Equally, yummy mummies unable to afford Clapham or Balham but who still find Brixton a tad distasteful for their postcode palates convince themselves that they are getting more for their money in Streatham which has grander homes in remote cut-off areas. Truth is that they could have got more for their money anyway without trying to convince themselves.
Now as the steady stream of property inflation refugees arrive to colonize Brixton’s terraces, others have caught on as the smell of young new money wafts through the streets accompanied by buggies and scooters in tow. So they have plunked several Sainsbury’s Locals and Tesco Metros up the hill for the newly arrived as if hitherto, only cattle lived up the hill and not humans who deserve proper shops. They are opening a big Sainsbury’s at the Water Lane junction, again for the newly arrived as if hitherto, the native animals who lived up there deserved nothing better than to trek to the shabby Tesco on Acre Lane or Sainsbury’s in Clapham, a mile away.
Even the shabby Tesco on Acre Lane has notched up a gear to welcome the new arrivals – the humans who matter, and so has the once-shabby M&S on Brixton High Road and the newly plunked TK Maxx and H&M – both of which once sold cheap tat.
Lets take it frankly – central Brixton is traffic choked, smog filled and teeming with petty crime, the market is passable but is gradually being taken over by over-hyped micro start up restaurants and quickly assembled glossy bars. Soon the over-hyped start-ups will either moprh into expensive places for the incomers or eventually close down because the attractive cheap rents and rates will soon be a thing of the past and the chains will move in.
Already, the native long-term residents are beginning to pay the price as stall rates are hiked to get them out, house rents are hiked to get them out, house prices (already expensive) are hiked so that no one can move locally and have to leave the area so that more economically desirable elements can move in.
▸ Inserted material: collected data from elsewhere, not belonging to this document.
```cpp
static int layernorm_bwd_impl(const void* dy, const void* sx, const void* gamma, const float* mean, const float* rstd,
                              const void* dres, void* dx, void* dgamma, void* dbeta, void* workspace, int64_t rows,
                              int64_t cols, int dtype, int grad_dtype, uint32_t* tile_live, uint32_t epoch, cst_stream stream) {
  CST_REQUIRE(dy && sx && gamma && mean && rstd && dx && workspace && ((dgamma != nullptr) == (dbeta != nullptr)), "cst_layernorm_bwd: null tensor");
  CST_REQUIRE(rows > 0 && cols > 0 && cols % 8 == 0 && cols <= 8 * 64 * LN_MAXV, "cst_layernorm_bwd: cols=%lld must be a multiple of 8 and <= %d", (long long)cols, 8 * 64 * LN_MAXV);
  hipStream_t s = (hipStream_t)stream;
  const double bytes = (double)rows * cols * cst_dtype_size(dtype) * (3.0 + (dres ? 1.0 : 0.0));
  CstProfScope prof(CST_K_LAYERNORM, s, 0.0, bytes);
  const int nb = ln_blocks(rows, LN_BWD_BLOCKS);
  CST_REQUIRE(dtype == CST_BF16 || dtype == CST_F32, "cst_layernorm_bwd: bad dtype %d", dtype);
#define CST_LNB(T, NVV) hipLaunchKernelGGL((ln_bwd_kernel<T, NVV>), dim3(nb), dim3(LN_WAVES * 64), 0, s, (const T*)dy, (const T*)sx, (const T*)gamma, mean, rstd, (const T*)dres, (T*)dx, (float*)workspace, rows, (int)cols, tile_live, epoch)
#define CST_LNB_NV(T) do { const int nv = ln_nv(cols); if (nv == 1) CST_LNB(T, 1); else if (nv == 2) CST_LNB(T, 2); else CST_LNB(T, 4); } while (0)
  if (dtype == CST_BF16) CST_LNB_NV(bf16_t);
  else CST_LNB_NV(float);
#undef CST_LNB_NV
#undef CST_LNB
  int rc = cst_check_launch("cst_layernorm_bwd");
  if (rc != CST_OK) return rc;
  CST_REQUIRE(grad_dtype == CST_F32 || grad_dtype == dtype, "cst_layernorm_bwd: grad_dtype must be f32 or dtype");
  if (!dgamma) return rc;
  if (grad_dtype == CST_BF16)
    hipLaunchKernelGGL(ln_bwd_reduce_kernel<bf16_t>, dim3((unsigned)cst_ceil_div(cols, 16)), dim3(1024), 0, s, (const float*)workspace, (bf16_t*)dgamma, (bf16_t*)dbeta, nb, (int)cols);
  else
    hipLaunchKernelGGL(ln_bwd_reduce_kernel<float>, dim3((unsigned)cst_ceil_div(cols, 16)), dim3(1024), 0, s, (const float*)workspace, (float*)dgamma, (float*)dbeta, nb, (int)cols);
  return cst_check_launch("cst_layernorm_bwd reduce");
}

extern "C" int cst_layernorm_bwd(const void* dy, const void* sx, const void* gamma, const float* mean, const float* rstd,
                                 const void* dres, void* dx, void* dgamma, void* dbeta, void* workspace, int64_t rows,
                                 int64_t cols, int dtype, int grad_dtype, cst_stream stream) {
  return layernorm_bwd_impl(dy, sx, gamma, mean, rstd, dres, dx, dgamma, dbeta, workspace, rows, cols, dtype, grad_dtype, nullptr, 0, stream);
}

extern "C" int cst_layernorm_bwd_tiles(const void* dy, const void* sx, const void* gamma, const float* mean, const float* rstd,
                                       const void* dres, void* dx, void* dgamma, void* dbeta, void* workspace, int64_t rows,
                                       int64_t cols, int dtype, int grad_dtype, uint32_t* tile_live, uint32_t epoch, cst_stream stream) {
  CST_REQUIRE(tile_live && epoch != 0, "cst_layernorm_bwd_tiles: tile_live / non-zero epoch required");
  return layernorm_bwd_impl(dy, sx, gamma, mean, rstd, dres, dx, dgamma, dbeta, workspace, rows, cols, dtype, grad_dtype, tile_live, epoch, stream);
}
```

chimera-st_amd/functional.py:

```python
import os as _os
import weakref as _weakref

import torch

from . import kernels as K
from . import lib as L

_ACT = {None: L.ACT_NONE, "none": L.ACT_NONE, "relu": L.ACT_RELU, "gelu": L.ACT_GELU}


def _flat2d(x):
    return x.reshape(-1, x.shape[-1]).contiguous()


def _vec(dtype):
    return 8 if dtype == torch.bfloat16 else 4


def _with_tiles(t, tiles):
    if t.is_contiguous():
        t._cst_live_tiles = (tiles[0], tiles[1], t.data_ptr(), t.numel(), t.shape[-1], t._version)
        if t._base is not None:
            t._base._cst_live_tiles = t._cst_live_tiles
    return t


def _tiles_of(t, rows):
    lt = getattr(t, "_cst_live_tiles", None)
    if lt is None and t._base is not None:
        lt = getattr(t._base, "_cst_live_tiles", None)
    if (lt is None or not t.is_contiguous() or lt[2] != t.data_ptr() or lt[3] != t.numel() or lt[4] != t.shape[-1]
            or lt[5] != t._version or lt[0].numel() != (rows + 63) // 64):
        return None
    return (lt[0], lt[1])
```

The local council has also been actively selling off its huge swath of social housing, particularly the many terraces and semi detached homes, it once doled out to South London’s disadvantaged. Roads are hastily tarred and tarted up and police patrols increased. Even the once notorious Coldharbour Lane has been cleared of its drugged and drunken debris to make way for incomers. Old mansion blocks and hastily constructed luxury apartments are quickly replacing long-boarded up shells as gentrification intensifies apace. The difference between all of this and what has happened in area such as Clapham, Balham and Battersea is pace. These areas became gentrified sporadically over a long period of time, in Brixton this has all happened within a few years – the last three years to be precise.
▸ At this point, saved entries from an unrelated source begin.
-template <int W, bool BIASED, bool SIDE = false, bool STABLE = true>
+template <int W, int BITS, int SIDE_BITS>
+constexpr bool kScatterFits = sizeof(ScatterShared<W, BITS>) + (SIDE_BITS ? sizeof(SideShared<BITS, (SIDE_BITS ? SIDE_BITS : 8)>) : 0) + 1024 <= 160 * 1024;
+template <int W> constexpr bool kSideFits = kScatterFits<W, 8, 8>;
+template <int W> constexpr bool kWideFits = W >= 2 && W <= 3 && kSideFits<W> && kScatterFits<W, 9, 9> && kScatterFits<W, 8, 9>;
+static_assert(kWideFits<3> && kWideFits<2> && !kWideFits<4> && !kScatterFits<3, 10, 9>, "DESIGN.md 5: the LDS bound of the wide scatter variants");
+
+template <int W, bool BIASED, bool SIDE = false, bool STABLE = true, int BITS = 8, int NEXT_BITS = 8>
 __global__ __launch_bounds__(kSortThreads, 4) void radix_scatter_kernel(const Key<W> *in, Key<W> *out, uint64_t n, Digit d,
                                                                       uint64_t n_tiles, const uint64_t *rowoff,
-                                                                      const uint64_t *totals, uint8_t *side = nullptr,
+                                                                      const uint64_t *totals, SideEntry<NEXT_BITS> *side = nullptr,
                                                                       Digit d_next = Digit{0, 0, 0}) {
-    __shared__ ScatterShared<W> sh;
+    constexpr int kVals = 1 << BITS;
+    static_assert(kVals <= kSortThreads, "a thread per digit value");
+    __shared__ ScatterShared<W, BITS> sh;
     __shared__ uint64_t s64[kSortThreads / 64 + 1];
     const int tid = threadIdx.x;
     const uint32_t tile = xcd_tile(blockIdx.x, (uint32_t)n_tiles);
-    uint64_t t = tid < 256 ? totals[tid] : 0;
+    uint64_t t = tid < kVals ? totals[tid] : 0;
     uint64_t ex = block_excl_scan64<kSortThreads>(t, s64, nullptr);
-    const uint64_t my_off = tid < 256 ? rowoff[(uint64_t)tid * n_tiles + tile] : 0;
-    if (tid < 256) sh.gbase[tid] = ex + my_off;
+    const uint64_t my_off = tid < kVals ? rowoff[(uint64_t)tid * n_tiles + tile] : 0;
+    if (tid < kVals) sh.gbase[tid] = ex + my_off;
     const uint64_t tile_base = (uint64_t)tile * kBlockTile;
     if constexpr (SIDE) {
-        __shared__ SideShared ss;
+        __shared__ SideShared<BITS, NEXT_BITS> ss;
         uint64_t c = 0;
-        if (tid < 256) c = (tile + 1 < n_tiles ? rowoff[(uint64_t)tid * n_tiles + tile + 1] : t) - my_off;
+        if (tid < kVals) c = (tile + 1 < n_tiles ? rowoff[(uint64_t)tid * n_tiles + tile + 1] : t) - my_off;
         __syncthreads();
         const uint64_t place = block_excl_scan64<kSortThreads>(c, s64, nullptr);
-        if (tid < 256) {
+        if (tid < kVals) {
             ss.toff[tid] = (uint32_t)place;
             ss.gtile[tid] = ex + my_off - place;
-            if (tid == 255) ss.toff[256] = (uint32_t)(place + c);
+            if (tid == kVals - 1) ss.toff[kVals] = (uint32_t)(place + c);
         }
         __syncthreads();
         if (tile_base >= n) return;
         const uint64_t cnt = (n - tile_base) < (uint64_t)kBlockTile ? (n - tile_base) : (uint64_t)kBlockTile;
-        scatter_subtiles<W, BIASED, true, STABLE>(sh, in + tile_base, out, cnt, d, &ss, d_next);
+        scatter_subtiles<W, BIASED, true, STABLE, BITS, NEXT_BITS>(sh, in + tile_base, out, cnt, d, &ss, d_next);
         __syncthreads();
         const int lane = lane_id(), wv = wave_id();
-        for (int v = wv * (256 / kSortWaves); v < (wv + 1) * (256 / kSortWaves); ++v) {
+        for (int v = wv * (kVals / kSortWaves); v < (wv + 1) * (kVals / kSortWaves); ++v) {
             const uint32_t from = ss.toff[v], len = ss.toff[v + 1] - from;
-            uint8_t *to = side + ss.gtile[v] + from;
+            SideEntry<NEXT_BITS> *to = side + ss.gtile[v] + from;
             for (uint32_t i = lane; i < len; i += 64) to[i] = ss.bytes[from + i];
         }
     } else {
         __syncthreads();
         if (tile_base >= n) return;
         const uint64_t cnt = (n - tile_base) < (uint64_t)kBlockTile ? (n - tile_base) : (uint64_t)kBlockTile;
-        scatter_subtiles<W, BIASED, false, STABLE>(sh, in + tile_base, out, cnt, d);
+        scatter_subtiles<W, BIASED, false, STABLE, BITS>(sh, in + tile_base, out, cnt, d);
     }
 }
 
@@ -1745,20 +1792,36 @@
 }
 
 struct SortModes {
-    int bias = 1, side = 1, fused = 1;
+    int bias = 1, side = 1, fused = 1, wide = 1;
     static SortModes from_env() {
-        const char *bias = getenv("MGTA_SORT_BIAS"), *side = getenv("MGTA_SORT_SIDE"), *fused = getenv("MGTA_SORT_FUSED");
-        return SortModes{bias ? atoi(bias) : 1, side ? atoi(side) : 1, fused ? atoi(fused) : 1};
+        const char *bias = getenv("MGTA_SORT_BIAS"), *side = getenv("MGTA_SORT_SIDE"), *fused = getenv("MGTA_SORT_FUSED"), *wide = getenv("MGTA_SORT_WIDE");
+        return SortModes{bias ? atoi(bias) : 1, side ? atoi(side) : 1, fused ? atoi(fused) : 1, wide ? atoi(wide) : 1};
     }
 };
 
 static double avg_segment_len(uint64_t n_items, int p, double prefix_frac) { return (double)n_items / std::max(1.0, std::pow(256.0, p) * prefix_frac); }
+static double avg_segment_len_bits(uint64_t n_items, int bits, double prefix_frac) { return (double)n_items / std::max(1.0, std::pow(2.0, bits) * prefix_frac); }
+constexpr int kMaxTop = 4;
 struct TopPlan {
     int P = 0, skip = 0;
     uint32_t bias = 0;
     double frac = 1.0;
-    int T() const { return 8 * P + skip; }
-    Digit pass_digit(int W, int i) const { return Digit{32 * W - 8 * (i + 1) - skip, 8, bias}; }
+    int width[kMaxTop] = {8, 8, 8, 8};
+    int key_bits() const { int t = 0; for (int i = 0; i < P; ++i) t += width[i]; return t; }
+    int T() const { return key_bits() + skip; }
+    int n_wide() const { int c = 0; for (int i = 0; i < P; ++i) c += width[i] > 8; return c; }
+    int max_width() const { int m = 8; for (int i = 0; i < P; ++i) m = std::max(m, width[i]); return m; }
+    bool same_digits(const TopPlan &o) const {
+        bool same = P == o.P && skip == o.skip && bias == o.bias;
+        for (int i = 0; same && i < P; ++i) same = width[i] == o.width[i];
+        return same;
+    }
+    Digit pass_digit(int W, int i) const {
+        int below = skip;
+        for (int j = 0; j <= i; ++j) below += width[j];
+        return Digit{32 * W - below, width[i], bias};
+    }
+    double avg_segment(uint64_t n_items) const { return avg_segment_len_bits(n_items, key_bits(), frac); }
 };
 static TopPlan choose_top_plan(const mgta_ctx *ctx, uint64_t n_items, int max_top, double prefix_frac, uint32_t b_lo = 0, uint32_t b_hi = 0,
                                int mode = 0) {
@@ -1781,6 +1844,35 @@
     return plain;
 }
 
+static TopPlan widen_top_plan(const TopPlan &base, uint64_t n_items, int max_top, double prefix_frac, uint32_t b_lo, uint32_t b_hi, int bias_mode,
+                              int wide) {
+    const int max_bits = 8 * std::min(max_top, kMaxTop);
+    if (wide <= 0 || base.P < 2) return base;
+    if (wide >= 2) {
+        TopPlan tp = base;
+        for (int i = 0; i < tp.P - 1 && tp.key_bits() < max_bits; ++i) tp.width[i] = 9;
+        if (tp.key_bits() + tp.skip > max_bits) {
+            tp.skip = max_bits - tp.key_bits();
+            if (tp.skip < 0 || (tp.skip > 0 && tp.T() < 16)) return base;
+            if (tp.skip == 0) tp.bias = 0;
+            tp.frac = std::min(1.0, prefix_frac * std::pow(2.0, tp.skip));
+        }
+        return tp;
+    }
+    if (base.P < 3) return base;
+    TopPlan tp;
+    tp.P = base.P - 1;
+    for (int i = 0; i < tp.P - 1; ++i) tp.width[i] = 9;
+    const bool sub_range = bias_mode != 0 && b_hi > b_lo && !(b_lo == 0 && b_hi >= (uint32_t)MGTA_NUM_BUCKETS);
+    const int skip_full = sub_range ? __builtin_clz((((b_hi - b_lo) << 16) - 1u) | 1u) : 0;
+    tp.skip = std::max(0, std::min(skip_full, max_bits - tp.key_bits()));
+    if (tp.skip > 0 && tp.T() < 16) tp.skip = 0;
+    tp.bias = tp.skip > 0 ? b_lo << 16 : 0u;
+    tp.frac = std::min(1.0, prefix_frac * std::pow(2.0, tp.skip));
+    if (tp.key_bits() > max_bits || tp.avg_segment(n_items) > 256.0) return base;
+    return tp;
+}
+
 template <int WT>
 struct SortJob {
     Key<WT> *a = nullptr, *b = nullptr;
@@ -1793,57 +1885,92 @@
     bool side_done = false;
     bool first_pass_done = false;
     bool uses_side() const { return side_mode > 0 && top.P >= 2 && kSideFits<WT>; }
+    uint64_t side_bytes() const { return n * (top.max_width() > 8 ? 2u : 1u) + 64; }
+    uint64_t hist_bytes() const { return std::max<uint64_t>(1, (n + kBlockTile - 1) / kBlockTile) * ((uint64_t)8 << top.max_width()); }
 };
+static uint64_t *digit_totals(mgta_ctx *ctx) { return pool_get<uint64_t>(ctx, S_DIGIT_TOTALS, 1024 * 8); }
 struct SortLog {
     mgta_build_stats *S = nullptr;
     std::vector<Timer> scatter;
 };
 
+template <int WT, int BITS, int NEXT_BITS>
+static bool global_pass(mgta_ctx *ctx, const SortJob<WT> &job, SortLog *log, const Key<WT> *src, Key<WT> *dst, Digit dg, Digit dn, bool first,
+                        bool side_valid, bool write_side, void *d_side, uint64_t *d_hist, uint64_t *d_totals) {
+    hipStream_t stream = ctx->stream;
+    const uint64_t n = job.n, tiles = (n + kBlockTile - 1) / kBlockTile;
+    constexpr uint64_t kVals = 1ull << BITS;
+    const dim3 grid((unsigned)tiles), block(kSortThreads);
+    if (!(first && job.census_done)) {
+        if (side_valid) {
+            hipLaunchKernelGGL((radix_census_side_kernel<BITS>), grid, block, 0, stream, static_cast<const SideEntry<BITS> *>(d_side), n, tiles, d_hist);
+            if (job.side_mode >= 2) {
+                std::vector<uint64_t> h_side(tiles * kVals), h_keys(tiles * kVals);
+                MGTA_HIP_CHECK(hipStreamSynchronize(stream));
+                MGTA_HIP_CHECK(hipMemcpy(h_side.data(), d_hist, tiles * kVals * 8, hipMemcpyDeviceToHost));
+                hipLaunchKernelGGL((radix_census_kernel<WT, BITS>), grid, block, 0, stream, src, n, dg, tiles, d_hist);
+                MGTA_HIP_CHECK(hipStreamSynchronize(stream));
+                MGTA_HIP_CHECK(hipMemcpy(h_keys.data(), d_hist, tiles * kVals * 8, hipMemcpyDeviceToHost));
+                if (h_side != h_keys) { set_error("internal: side-digit census differs from the census of the keys"); return false; }
+            }
+        } else
+            hipLaunchKernelGGL((radix_census_kernel<WT, BITS>), grid, block, 0, stream, src, n, dg, tiles, d_hist);
+    }
+    hipLaunchKernelGGL(radix_rowscan_kernel, dim3((unsigned)kVals), dim3(1024), 0, stream, d_hist, tiles, d_totals);
+    if (log) log->scatter.emplace_back(stream).start();
+    auto launch = [&](auto biased, auto side, auto stable) {
+        constexpr bool kSide = decltype(side)::value;
+        hipLaunchKernelGGL((radix_scatter_kernel<WT, decltype(biased)::value, kSide, decltype(stable)::value, BITS, kSide ? NEXT_BITS : 8>), grid, block, 0, stream,
+                           src, dst, n, dg, tiles, d_hist, d_totals, kSide ? static_cast<SideEntry<kSide ? NEXT_BITS : 8> *>(d_side) : nullptr, dn);
+    };
+    auto pick_stable = [&](auto biased, auto side) {
+        if constexpr (BITS == 8) {
+            if (first) { launch(biased, side, std::false_type{}); return; }
+        }
+        launch(biased, side, std::true_type{});
+    };
+    auto pick_side = [&](auto biased) {
+        if constexpr (kScatterFits<WT, BITS, NEXT_BITS>) {
+            if (write_side) { pick_stable(biased, std::true_type{}); return; }
+        }
+        pick_stable(biased, std::false_type{});
+    };
+    dg.bias ? pick_side(std::true_type{}) : pick_side(std::false_type{});
+    if (log) {
+        log->scatter.back().end();
+        log->S->n_sort_launches++;
+        if (BITS > 8) log->S->n_wide_passes++;
+    }
+    return true;
+}
+
 template <int WT>
 static Key<WT> *global_passes(mgta_ctx *ctx, const SortJob<WT> &job, SortLog *log) {
-    hipStream_t stream = ctx->stream;
-    const uint64_t n = job.n, tiles = (n + kBlockTile - 1) / kBlockTile;
-    uint64_t *d_hist = pool_get<uint64_t>(ctx, S_HIST, std::max<uint64_t>(1, tiles) * 256 * 8);
-    uint64_t *d_totals = pool_get<uint64_t>(ctx, S_SMALL, 4096) + 8;
-    uint8_t *d_side = job.uses_side() ? pool_get<uint8_t>(ctx, S_SIDE, n + 64) : nullptr;
+    uint64_t *d_hist = pool_get<uint64_t>(ctx, S_HIST, job.hist_bytes());
+    uint64_t *d_totals = digit_totals(ctx);
+    void *d_side = job.uses_side() ? pool_get<uint8_t>(ctx, S_SIDE, job.side_bytes()) : nullptr;
     bool side_valid = job.side_done && d_side;
-    const dim3 grid((unsigned)tiles), block(kSortThreads);
     Key<WT> *src = job.a, *dst = job.b;
     for (int i = job.top.P - 1 - (job.first_pass_done ? 1 : 0); i >= 0; --i) {
         const bool first = i == job.top.P - 1;
         const Digit dg = job.top.pass_digit(WT, i), dn = i > 0 ? job.top.pass_digit(WT, i - 1) : Digit{0, 0, 0};
-        if (!(first && job.census_done)) {
-            if (side_valid) {
-                hipLaunchKernelGGL(radix_census_side_kernel, grid, block, 0, stream, d_side, n, tiles, d_hist);
-                if (job.side_mode >= 2) {
-                    std::vector<uint64_t> h_side(tiles * 256), h_keys(tiles * 256);
-                    MGTA_HIP_CHECK(hipStreamSynchronize(stream));
-                    MGTA_HIP_CHECK(hipMemcpy(h_side.data(), d_hist, tiles * 256 * 8, hipMemcpyDeviceToHost));
-                    hipLaunchKernelGGL((radix_census_kernel<WT>), grid, block, 0, stream, src, n, dg, tiles, d_hist);
-                    MGTA_HIP_CHECK(hipStreamSynchronize(stream));
-                    MGTA_HIP_CHECK(hipMemcpy(h_keys.data(), d_hist, tiles * 256 * 8, hipMemcpyDeviceToHost));
-                    if (h_side != h_keys) { set_error("internal: side-digit census differs from the census of the keys"); return nullptr; }
-                }
-            } else
-                hipLaunchKernelGGL((radix_census_kernel<WT>), grid, block, 0, stream, src, n, dg, tiles, d_hist);
-        }
-        hipLaunchKernelGGL(radix_rowscan_kernel, dim3(256), dim3(1024), 0, stream, d_hist, tiles, d_totals);
-        if (log) log->scatter.emplace_back(stream).start();
         const bool write_side = d_side && i > 0;
-        auto launch = [&](auto biased, auto side, auto stable) {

What no one dares to admit and especially the new arrivals, is that they are in Brixton for one reason, not out of choice but out of lack of choice in one crucial and all determining respect – house price inflation. This means that you have to go where your money takes you even if it means following an illusion.
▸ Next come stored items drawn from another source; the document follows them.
# zyang1580/SML

Measured on AMD Instinct MI355X. Metric: SML retrain-period training triples/s (MF + transfer stages), Yelp-shaped synthetic, d=32, higher is better.
Workload: dtype f32; 1 GPU; yelp_period: users=60000 items=123000 interactions/period=75000 neg=999 d=32 multi_num=10 MF_batch=1024 TR_batch=256 val_eval=True (the reference's 40 validation evaluations per period: 31 computed on the GPU, 9 memoised because the tables did not change in between -- identical numbers); MF stage: the transfer net runs once per DISTINCT row of a batch (the reference gathers one row per occurrence:; parallelism=single GPU

## Files before the change

sml_amd/csrc/transfer_fwd_body.inc:

```
    constexpr int R = SML_TM * MT;
    constexpr int K1 = SML_C2 * D;
    constexpr int HL = SML_HID / NS / HSEQ;
    constexpr int S1 = K1 + 4;
    constexpr int S2 = HL + 4;
    constexpr int KS1 = K1 / 16;
    constexpr int EPT = R * D / 512;
    constexpr int JT = D / 16;
    constexpr int CT = HL / 16 / 8;
    constexpr int KL = HL / 16;
    constexpr int KSPL = (D == 32) ? 8 : (D == 64 ? 4 : 2);
    constexpr int JSPL = 8 / KSPL;
    constexpr int JTW = JT / JSPL;
    constexpr int KPW = KL / KSPL;
    static_assert(CT >= 1 && KPW >= 1 && MT * NS <= 4 && (R * D) % 512 == 0, "tiling");
    constexpr int REG0 = cmax(R * S1, KSPL * R * (D + 1));
    __shared__ __attribute__((aligned(16))) float smem[REG0 + cmax(R * S2, R * (D + 1) + R) + 104];
    __shared__ SmlSched swin[SML_SW];
    __shared__ SmlReplayEnt rtab[MT == 1 ? SML_RP_N : 1];
    float* A1s = smem;
    float* a2s = smem + REG0;
    float* cws = smem + REG0 + cmax(R * S2, R * (D + 1) + R);
    float* xts = a2s;
    float* nrm = a2s + R * (D + 1);
    float* part = smem;

    const int tid = threadIdx.x, lane = tid & 63, wv = tid >> 6, l15 = lane & 15, g4 = lane >> 4;
    TL_BEGIN(NS == 4 ? 1 : 4); TL_PREV();
    constexpr int WT_LOCAL = (NS == 4) ? SML_WT_FWD : SML_WT_FWD_LOCAL;
    int tile, h;
    if constexpr (NS == 4) {
        const int x = (int)blockIdx.x % 8;
        h = x / 2; tile = 2 * ((int)blockIdx.x / 8) + (x % 2);
        if (tile >= a.tiles_total) return;
// ... 2 lines not shown
    const SmlSeg sg = sidx ? a.seg[1] : a.seg[0];
    const int row0 = (tile - (sidx ? a.tiles0 : 0)) * R;
    const float* __restrict__ theta = sg.theta;
    float cw_reg = 0.0f;
    constexpr bool CONVSTEP = (NS == 4 && MT == 1 && HSEQ == 1);
    const bool cstep = CONVSTEP && a.cs_in != nullptr;
    constexpr int CRG = 21, CC4 = SML_CG / 4;
    f32x4 cg_acc = {0.f, 0.f, 0.f, 0.f}, cgx[4];
    float cs_p = 0.f, cs_m = 0.f, cs_v = 0.f;
    const int cs_k = tid;
    const int cs_off = cs_k < 30 ? cs_k : cs_k < 40 ? cs_k + 2 : cs_k < 90 ? cs_k + 4 : cs_k + 6;
    const int cg_lo = sidx ? a.cg_split : 0, cg_hi = sidx ? a.cg_total : a.cg_split;
    int cg_t = 0;
    const bool cg_mine = CONVSTEP && cstep && a.cg_part != nullptr && tid < CRG * CC4;
    if (!cstep) { if (tid < 104) cw_reg = theta[tid]; }
    const bool lazy = sg.last_tab != nullptr;
    if (lazy) sched_window_load(swin, a.sched, a.cur_step - 1, tid);
    const bool closed = MT == 1 && lazy && a.sched_len > 0;
    if constexpr (MT == 1) { if (closed) replay_table_build(rtab, a.sched, a.sched_len, a.cur_step - 1, tid); }
    const bool saver = (h == 0);

    constexpr bool PRE = (CT == 1) && (KS1 / 2 <= 5) && HSEQ == 1;
    constexpr int PF2 = KPW < 4 ? KPW : 4;
    const f32x4* __restrict__ img1 = reinterpret_cast<const f32x4*>(sg.pk + sml_pk_p1(D));
    const f32x4* __restrict__ img2 = reinterpret_cast<const f32x4*>(sg.pk + sml_pk_p2(D));
    const int tile0 = h * (HL / 16) + wv * CT;
    const int kq = wv % KSPL, jq = wv / KSPL;
    auto t1 = [tile0](int) { return tile0; };
    auto k1 = [](int t) { return t * (KS1 / 2); };
    auto t2 = [jq](int t) { return jq * JTW + t; };
    auto nokofs = [](int) { return 0; };
// ... 27 lines not shown
        if (dense) {
            const int live = (int)sg.hdr[tile - (sidx ? a.tiles0 : 0)].nrows;
#pragma unroll
            for (int q = 0; q < EPT; ++q) {
                const int r = (q * 512 + tid) / D;
                const uint32_t trow = sg.drec[row0 + r].row;
                ok[q] = r < live;
                idx[q] = ok[q] ? (int64_t)trow : 0;
            }
            if (live == 0) return;
        } else {
#pragma unroll
            for (int q = 0; q < EPT; ++q) {
                const int row = row0 + (q * 512 + tid) / D;
                ok[q] = row < sg.n_rows;
                idx[q] = ok[q] ? seg_row_index(sg, row) : 0;
            }
        }
        if constexpr (CONVSTEP) {
            if (cstep) {
                if (tid < 95) {
                    const float* st_ = a.cs_in + (int64_t)sidx * 3 * SML_CG;
                    cs_p = st_[cs_k]; cs_m = st_[SML_CG + cs_k]; cs_v = st_[2 * SML_CG + cs_k];
                }
                if (cg_mine) {
                    const int rg = tid / CC4, c4 = tid % CC4;
                    cg_t = rg + (cg_lo > rg ? ((cg_lo - rg + CRG - 1) / CRG) * CRG : 0);
#pragma unroll
                    for (int u = 0; u < 4; ++u) {
                        const int t = cg_t + u * CRG;
                        cgx[u] = *reinterpret_cast<const f32x4*>(a.cg_part + (int64_t)(t < cg_hi ? t : cg_lo) * SML_CG + c4 * 4);
                    }
                }
                __builtin_amdgcn_sched_barrier(0);
            }
        }
#pragma unroll
        for (int q = 0; q < EPT; ++q) {
            const int w = (q * 512 + tid) % D;
            xt[q] = sg.xt_tab[idx[q] * D + w];
            xh[q] = sg.xh_tab[idx[q] * D + w];
        }
        float m[EPT], v[EPT];
        int from[EPT];
        if (lazy) {
#pragma unroll
            for (int q = 0; q < EPT; ++q) {
                const int w = (q * 512 + tid) % D;
                m[q] = sg.m_tab[idx[q] * D + w];
                v[q] = sg.v_tab[idx[q] * D + w];
                from[q] = sg.last_tab[idx[q]];
            }
        }
        if constexpr (PREW) {
            ring_preload<CT, 5>(ringw1, img1, KS1, 0, lane, tw, nokofs);
            ring_preload<JTW, PF2>(ringw2, img2, 32, h * KL + kq * KPW, lane, t2, nokofs);
        }
        if constexpr (CONVSTEP) {
            if (cstep) {
                __builtin_amdgcn_sched_barrier(0);
                float* P = smem;
                if (tid < CRG * CC4) {
                    const int rg = tid / CC4, c4 = tid % CC4;
                    if (cg_mine) {
#pragma unroll
                        for (int u = 0; u < 4; ++u) if (cg_t + u * CRG < cg_hi) cg_acc += cgx[u];
                        for (int t0 = cg_t + 4 * CRG; t0 < cg_hi; t0 += 4 * CRG) {
                            f32x4 x[4];
#pragma unroll
                            for (int u = 0; u < 4; ++u) {
                                const int t = t0 + u * CRG;
                                x[u] = *reinterpret_cast<const f32x4*>(a.cg_part + (int64_t)(t < cg_hi ? t : cg_lo) * SML_CG + c4 * 4);
                            }
#pragma unroll
                            for (int u = 0; u < 4; ++u) if (t0 + u * CRG < cg_hi) cg_acc += x[u];
                        }
                    }
                    *reinterpret_cast<f32x4*>(P + rg * SML_CG + c4 * 4) = cg_acc;
                }
                asm volatile("s_waitcnt lgkmcnt(0)\n\ts_barrier" ::: "memory");
                if (tid < 95) {
// ... 187 lines not shown
```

It is important to note that none of the crap being sold or rented to incomers in Brixton and elsewhere is really worth the price in real terms and that inflation is the oil in the wheel that drives the market, therefore Brixton, like Peckham and Hackney and everywhere else in gritland can suddenly be made to appear more attractive to the cash-strapped middle class buyer through the illusion of gentrification.